But as he approached the stone steps leading to the surface, and the faint sweet circle of moonlit sky appeared above him, he saw with sudden horror bulky figures looming forward, blotting out the stars. Now they were descending—oh, God—toward him. He dropped back to the catwalk, desperately looking around at the brick walls, at the curve of the shaftway as it ran down toward the pit. To one side of the catwalk lay the entrance to an access tunnel: an ancient stone archway, rimed in crystallized lime, like hoarfrost. The figures were closing in fast now. Smithback leapt for the archway, passed beneath it, and entered a low tunnel. Feeble lightbulbs dotted its ceiling at infrequent intervals. He plunged forward, running with desperate abandon, realizing even as he did so that the tunnel angled in precisely the direction he did not want to go: down, ever down.
= 51 =
THE FBI AGENT on duty in Armory Division was leaning back, nose deep in a copy of Soldier of Fortune, his chair precariously balanced on its rear two legs. Over the top of the magazine, Margo could see his eyes widen at their approach. Probably he wasn’t used to seeing an impossibly ratty, wild-eyed man with an unkempt beard, wandering around the basement of the FBI’s Federal Plaza headquarters with a young woman and pudgy man in tow. She watched as the eyes suddenly narrowed, the nostrils flaring. Must have caught wind of Mephisto, as well, Margo thought.

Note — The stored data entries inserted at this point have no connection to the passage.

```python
class Trainer:

    def __init__(self, args, model, batcher, device=None, graph=False, world_size=1, group=None, loss_fn=None):
        self.args = args
        self.model = model
        self.batcher = batcher
        self.device = device or torch.device('cuda', torch.cuda.current_device())
        self.default_lr = DEFAULT_LR
        self.data_cnt_ema = args['batch_size'] * world_size * args['forward_steps']
        self.steps = 0
        self.update_flag = False
        self.shutdown_flag = False
        self.learner = LearnerStep(model, args, self.device, lr=self.default_lr * self.data_cnt_ema,
                                   graph=graph, reduce_group=group, world_size=world_size, loss_fn=loss_fn)

    def _to_device(self, batch):
        return map_r(batch, lambda x: x.to(self.device, non_blocking=True) if x is not None else None)

    def train(self, max_steps=None):
        self.model.train()
        n = 0
        while (n == 0 or not (self.update_flag or self.shutdown_flag)) and (max_steps is None or n < max_steps):
            batch = self._to_device(self.batcher.batch())
            B, P = batch['value'].size(0), batch['value'].size(2)
            hidden = self.model.init_hidden([B, P]) if hasattr(self.model, 'init_hidden') else None
            if hidden is not None:
                hidden = self._to_device(hidden)
            self.learner.step(batch, hidden)
            n += 1
            self.steps += 1
        sums, batch_cnt = self.learner.pop_stats()
        data_cnt = sums.pop('dcnt', 0.0)
        sums.pop('grad_norm', None)
        print('loss = %s' % ' '.join('%s:%.3f' % (k, v / max(data_cnt, 1e-9)) for k, v in sums.items()))
        self.data_cnt_ema = self.data_cnt_ema * 0.8 + data_cnt / (1e-2 + batch_cnt) * 0.2
        self.lr = self.default_lr * self.data_cnt_ema / (1 + self.steps * 1e-5)
        self.learner.set_lr(self.lr)
        model = copy.deepcopy(self.model).cpu()
        model.eval()
        return model


def clip_grad_norm_reference(params, max_norm=4.0):
    return nn.utils.clip_grad_norm_(params, max_norm)
```

include/hrl_nn.h:

```cpp
#ifndef HRL_NN_H
#define HRL_NN_H

#include <stdint.h>

#ifdef __cplusplus
extern "C" {
#endif

int64_t hrl_bn_workspace_bytes(int64_t N, int64_t C, int64_t HW);

int hrl_bn_forward_train(const float *x, int64_t N, int64_t C, int64_t HW,
                         const float *weight, const float *bias,
                         float *running_mean, float *running_var, double momentum, double eps, int relu,
                         float *y, float *save_mean, float *save_invstd,
                         void *workspace, int64_t workspace_bytes, void *stream);

int hrl_bn_backward(const float *x, const float *dy, int64_t N, int64_t C, int64_t HW,
                    const float *weight, const float *bias, const float *save_mean, const float *save_invstd,
                    int relu, float *dx, float *dweight, float *dbias,
                    void *workspace, int64_t workspace_bytes, void *stream);

int hrl_bn_finalize_stats(const double *part, int64_t nparts, int64_t C, int64_t count, const float *weight,
                          const float *bias, float *running_mean, float *running_var, double momentum, double eps,
                          float *save_mean, float *save_invstd, float *alpha, float *beta, void *stream);
int hrl_bn_apply(const float *x, int64_t N, int64_t C, int64_t HW, const float *alpha, const float *beta, int relu,
                 float *y, void *stream);
int hrl_bn_forward_eval(const float *x, int64_t N, int64_t C, int64_t HW, const float *weight, const float *bias,
                        const float *running_mean, const float *running_var, double eps, int relu, float *y,
                        float *coef, void *stream);
int64_t hrl_bn_workspace_bytes_grouped(int64_t N, int64_t C, int64_t HW, int64_t G);
int hrl_bn_forward_train_grouped(const float *x, int64_t N, int64_t C, int64_t HW, int64_t G, const float *weight,
                                 const float *bias, float *running_mean, float *running_var, double momentum,
                                 double eps, int relu, float *y, float *save_mean, float *save_invstd,
                                 void *workspace, int64_t workspace_bytes, void *stream);
int hrl_bn_backward_grouped(const float *x, const float *dy, int64_t N, int64_t C, int64_t HW, int64_t G,
                            const float *weight, const float *bias, const float *save_mean, const float *save_invstd,
                            int relu, float *dx, float *dweight, float *dbias, void *workspace,
                            int64_t workspace_bytes, void *stream);
int hrl_bn_finalize_backward(const double *part, int64_t nparts, int64_t C, int64_t count, const float *weight,
                             const float *save_invstd, float *dweight, float *dbias, float *kcoef, float *gmean,
                             void *stream);
int hrl_bn_backward_apply(const float *x, const float *dy, int64_t N, int64_t C, int64_t HW, const float *weight,
                          const float *bias, const float *save_mean, const float *save_invstd, int relu,
                          const float *kcoef, const float *gmean, float *dx, void *stream);

int hrl_bn_apply_residual(const float *x, const float *res, int64_t N, int64_t C, int64_t HW, const float *alpha,
                          const float *beta, float *y, void *stream);
int hrl_bn_backward_masked(const float *x, const float *dy, const float *out, int64_t N, int64_t C, int64_t HW,
                           const float *weight, const float *save_mean, const float *save_invstd, float *dx,
                           float *dweight, float *dbias, void *workspace, int64_t workspace_bytes, void *stream);
int hrl_bn_backward_masked_coefs(const float *x, const float *dy, const float *out, int64_t N, int64_t C,
                                 int64_t HW, const float *weight, const float *save_mean, const float *save_invstd,
                                 float *kcoef, float *gmean, float *dweight, float *dbias, void *workspace,
                                 int64_t workspace_bytes, void *stream);
int hrl_bn_backward_apply_masked(const float *x, const float *dy, const float *out, int64_t N, int64_t C, int64_t HW,
                                 const float *weight, const float *save_mean, const float *save_invstd,
                                 const float *kcoef, const float *gmean, float *dx, void *stream);

int hrl_board_weight(const float *w, int64_t Cout, int64_t Cin, int64_t kh, int64_t kw, int64_t H, int64_t W,
                     float *w_board, void *stream);
int hrl_board_fold(const float *g_board, int64_t Cout, int64_t Cin, int64_t kh, int64_t kw, int64_t H, int64_t W,
                   float *g_w, void *stream);
int hrl_board_bias(const float *b, int64_t Cout, int64_t HW, float *b_board, void *stream);
int hrl_board_bias_fold(const float *g_board, int64_t Cout, int64_t HW, float *g_b, void *stream);

int64_t hrl_colsum_workspace_bytes(int64_t M, int64_t N);
int hrl_colsum(const float *x, int64_t M, int64_t N, float *out, void *workspace, int64_t workspace_bytes,
               void *stream);

int64_t hrl_conv3x3_workspace_bytes(int64_t M);
int hrl_conv3x3_forward(const float *x, int64_t M, int64_t C_in, int64_t C_out, const float *weight,
                        const float *bias, int flip, float *y, void *workspace, int64_t workspace_bytes,
                        void *stream);
int hrl_conv3x3_wgrad(const float *x, const float *dy, int64_t M, int64_t C_in, int64_t C_out, float *dweight,
                      void *workspace, int64_t workspace_bytes, void *stream);

int64_t hrl_conv3x3_stats_blocks(int64_t M);
int hrl_conv3x3_set_split(int on);
int hrl_conv3x3_set_block_form(int form);
int64_t hrl_conv3x3_block_sum_blocks(int64_t M);
int hrl_conv3x3_set_fwd_form(int form);
int hrl_conv3x3_pack_n(const float *const *weights, int n, float *packed, void *stream);
int hrl_conv3x3_pack_n_zero(const float *const *weights, int n, float *packed, float *zero, int64_t zero_floats,
                            void *stream);
int hrl_conv3x3_forward_ex(const float *x, int64_t M, const float *in_alpha, const float *in_beta,
                           const float *weight, const float *bias, int flip, float *y, int epilogue,
                           const float *ref, const float *ep_mean, const float *ep_alpha, const float *ep_beta,
                           double *part, void *workspace, int64_t workspace_bytes, void *stream);
int hrl_conv3x3_wgrad_ex(const float *x, const float *in_alpha, const float *in_beta, const float *dy, int64_t M,
                         float *dweight, void *workspace, int64_t workspace_bytes, void *stream);

int64_t hrl_conv3x3_wgrad_partials(int64_t M, int64_t *offset_bytes);
int hrl_conv3x3_block_backward(const float *g, const float *y, int64_t M, const float *bn_weight,
                               const float *bn_bias, const float *save_mean, const float *save_invstd,
                               const float *kcoef, const float *gmean, const float *x, const float *in_alpha,
                               const float *in_beta, const float *packed_flip, float *dweight, float *gin,
                               int epilogue, const float *ep_mean, const float *ep_alpha, const float *ep_beta,
                               double *part, void *workspace, int64_t workspace_bytes, void *stream);
int hrl_conv3x3_block_backward_dz(const float *dz, const float *w1p, const float *w1v, const float *y, int64_t M,
                                  const float *bn_weight, const float *bn_bias, const float *save_mean,
                                  const float *save_invstd, const float *kcoef, const float *gmean, const float *x,
                                  const float *in_alpha, const float *in_beta, const float *packed_flip,
                                  float *dweight, float *gin, int epilogue, const float *ep_mean,
                                  const float *ep_alpha, const float *ep_beta, double *part, void *workspace,
                                  int64_t workspace_bytes, void *stream);

int hrl_lstm_gates_forward(const float *zx, int64_t zx_stride, const float *zh, const float *c, int64_t N, int64_t H,
                           int64_t HW, const float *bias, int64_t bias_rows, float *h_out, float *c_out, float *gates,
                           void *stream);
int hrl_lstm_gates_forward_grouped(int L, const float *zh, int64_t zh_stride, const float *const *zx,
                                   const int64_t *zx_strides, const float *const *c, int64_t N, int64_t H, int64_t HW,
                                   float *const *h_out, float *const *c_out, float *const *gates, void *stream);
int hrl_lstm_gates_backward_ex(const float *gates, const float *c, const float *c_out, const float *dh,
                               int64_t dh_stride, int dh_parts, int64_t dh_part_stride, const float *dc_out,
                               int64_t N, int64_t H, int64_t HW, float *dz, float *dc, float *dzx, int dzx_init,
                               void *stream);
int hrl_lstm_gates_backward(const float *gates, const float *c, const float *c_out, const float *dh,
                            const float *dc_out, int64_t N, int64_t H, int64_t HW, float *dz, float *dc,
                            void *stream);
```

“Just what the hell can I do for you gentlemen?” the guard asked, lowering the magazine and easing the chair forward slowly.
“They’re with me,” Pendergast said briskly, coming forward and flashing his identification. But the man had caught sight of him and bounded to his feet already, the magazine skidding across the floor.
“I’ll need to sign for some ordnance,” Pendergast said.
“Of course, right away, sir,” the agent babbled, unlocking the upper and lower locks of the metal door behind him and swinging it open.
Margo stepped into the large room beyond. Row upon row of wooden cabinets rose in ordered procession toward the low ceiling. “What is all this stuff?” she asked as they followed Pendergast down the nearest aisle.
“Emergency supplies,” came the answer. “Rations, medical supplies, bottled water, food supplements, blankets and bedding, spare parts for the essential systems, fuel.”
“You got enough shit to withstand a siege in here,” D’Agosta muttered.
“That’s exactly the point, Lieutenant,” Pendergast said, approaching a small metal door in the far wall, punching in a code, and flinging it open. Beyond lay a narrow corridor. Rows of stainless steel lockers flanked both sides, Plexiglas labels engraved on their fronts. Entering the room, Margo stopped to look at a few of the closest labels: M-16/XM-148, CAR-15/SM-177E2, KEVLAR S-M, KEVLAR L-XXL.
“The cop and his toys,” Mephisto said.
Pendergast moved quickly down the aisle, then stopped at a locker, wrenched it open, and removed three masks of clear plastic, attached to small canisters of oxygen. Keeping one for himself, he tossed the others to D’Agosta and Mephisto.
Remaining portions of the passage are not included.